■ **ASSIGNED TASK**
Transcribe every record in full, keeping it exactly the same.

■ **MATERIAL PROVIDED**
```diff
@@ -654,10 +676,18 @@
 template <bool kWrite, bool kLaneCopy, bool kPhases = kLaneCopy, bool kDict = false, bool kBound = false,
           bool kPartial = false>
 int launch_safe(hipStream_t stream, const SafeShape &sh, const SafeArgs &a) {
-    hipLaunchKernelGGL((zlz4::k_decompress_safe<kWrite, kLaneCopy, kPhases, kDict, kBound, kPartial>), dim3(sh.grid), dim3(sh.threads),
-                       sh.lds, stream, a.d_in, a.d_in_off, a.d_in_len, a.d_out, a.d_out_off, a.d_out_cap, a.d_result, a.nblocks,
-                       sh.min_phase_tokens, a.d_dict, a.d_dict_off, a.d_dict_len);
-    return zlz4_launch_status();
+    auto go = [&](auto orbit) {
+        hipLaunchKernelGGL((zlz4::k_decompress_safe<kWrite, kLaneCopy, kPhases, kDict, kBound, kPartial, decltype(orbit)::value>),
+                           dim3(sh.grid), dim3(sh.threads), sh.lds, stream, a.d_in, a.d_in_off, a.d_in_len, a.d_out, a.d_out_off,
+                           a.d_out_cap, a.d_result, a.nblocks, sh.min_phase_tokens, a.d_dict, a.d_dict_off, a.d_dict_len);
+        return zlz4_launch_status();
+    };
+#ifdef ZLZ4_TUNING
+    static const int walk_env = (int)tune_int("ZLZ4_DECOMP_WALK", -1);
+    if (walk_env == 0) return go(std::false_type{});
+    if (walk_env == 1) return go(std::true_type{});
+#endif
+    return go(std::integral_constant<bool, kWrite>{});
 }
 
 }
diff --git a/zig-lz4_amd/csrc/zlz4_device.hpp b/zig-lz4_amd/csrc/zlz4_device.hpp
--- a/zig-lz4_amd/csrc/zlz4_device.hpp
+++ b/zig-lz4_amd/csrc/zlz4_device.hpp
@@ -43,6 +43,18 @@
 
 __device__ __forceinline__ uint32_t wave_shr1(uint32_t v) {
     return (uint32_t)__builtin_amdgcn_update_dpp(0, (int)v, 0x138, 0xF, 0xF, true);
+}
+
+__device__ __forceinline__ uint64_t token_orbit(uint32_t nxt, uint64_t okm) {
+    uint32_t d4 = in_mask(okm & ballot(nxt < 64u)) ? nxt << 2 : 252u;
+    uint32_t out = __lane_id() == 0u ? 0u : 252u;
+#pragma unroll
+    for (uint32_t r = 0; r < 5u; r++) {
+        const uint32_t got = (uint32_t)__builtin_amdgcn_ds_permute((int)(d4 | out), -1);
+        if (r < 4u) d4 = (uint32_t)__builtin_amdgcn_ds_bpermute((int)d4, (int)d4);
+        out &= ~got;
+    }
+    return ballot(out == 0u) & okm;
 }
 
 template <uint32_t kOff>
```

■ **SOLUTION**
```diff
@@ -654,10 +676,18 @@
 template <bool kWrite, bool kLaneCopy, bool kPhases = kLaneCopy, bool kDict = false, bool kBound = false,
           bool kPartial = false>
 int launch_safe(hipStream_t stream, const SafeShape &sh, const SafeArgs &a) {
-    hipLaunchKernelGGL((zlz4::k_decompress_safe<kWrite, kLaneCopy, kPhases, kDict, kBound, kPartial>), dim3(sh.grid), dim3(sh.threads),
-                       sh.lds, stream, a.d_in, a.d_in_off, a.d_in_len, a.d_out, a.d_out_off, a.d_out_cap, a.d_result, a.nblocks,
-                       sh.min_phase_tokens, a.d_dict, a.d_dict_off, a.d_dict_len);
-    return zlz4_launch_status();
+    auto go = [&](auto orbit) {
+        hipLaunchKernelGGL((zlz4::k_decompress_safe<kWrite, kLaneCopy, kPhases, kDict, kBound, kPartial, decltype(orbit)::value>),
+                           dim3(sh.grid), dim3(sh.threads), sh.lds, stream, a.d_in, a.d_in_off, a.d_in_len, a.d_out, a.d_out_off,
+                           a.d_out_cap, a.d_result, a.nblocks, sh.min_phase_tokens, a.d_dict, a.d_dict_off, a.d_dict_len);
+        return zlz4_launch_status();
+    };
+#ifdef ZLZ4_TUNING
+    static const int walk_env = (int)tune_int("ZLZ4_DECOMP_WALK", -1);
+    if (walk_env == 0) return go(std::false_type{});
+    if (walk_env == 1) return go(std::true_type{});
+#endif
+    return go(std::integral_constant<bool, kWrite>{});
 }
 
 }
diff --git a/zig-lz4_amd/csrc/zlz4_device.hpp b/zig-lz4_amd/csrc/zlz4_device.hpp
--- a/zig-lz4_amd/csrc/zlz4_device.hpp
+++ b/zig-lz4_amd/csrc/zlz4_device.hpp
@@ -43,6 +43,18 @@
 
 __device__ __forceinline__ uint32_t wave_shr1(uint32_t v) {
     return (uint32_t)__builtin_amdgcn_update_dpp(0, (int)v, 0x138, 0xF, 0xF, true);
+}
+
+__device__ __forceinline__ uint64_t token_orbit(uint32_t nxt, uint64_t okm) {
+    uint32_t d4 = in_mask(okm & ballot(nxt < 64u)) ? nxt << 2 : 252u;
+    uint32_t out = __lane_id() == 0u ? 0u : 252u;
+#pragma unroll
+    for (uint32_t r = 0; r < 5u; r++) {
+        const uint32_t got = (uint32_t)__builtin_amdgcn_ds_permute((int)(d4 | out), -1);
+        if (r < 4u) d4 = (uint32_t)__builtin_amdgcn_ds_bpermute((int)d4, (int)d4);
+        out &= ~got;
+    }
+    return ballot(out == 0u) & okm;
 }
 
 template <uint32_t kOff>
```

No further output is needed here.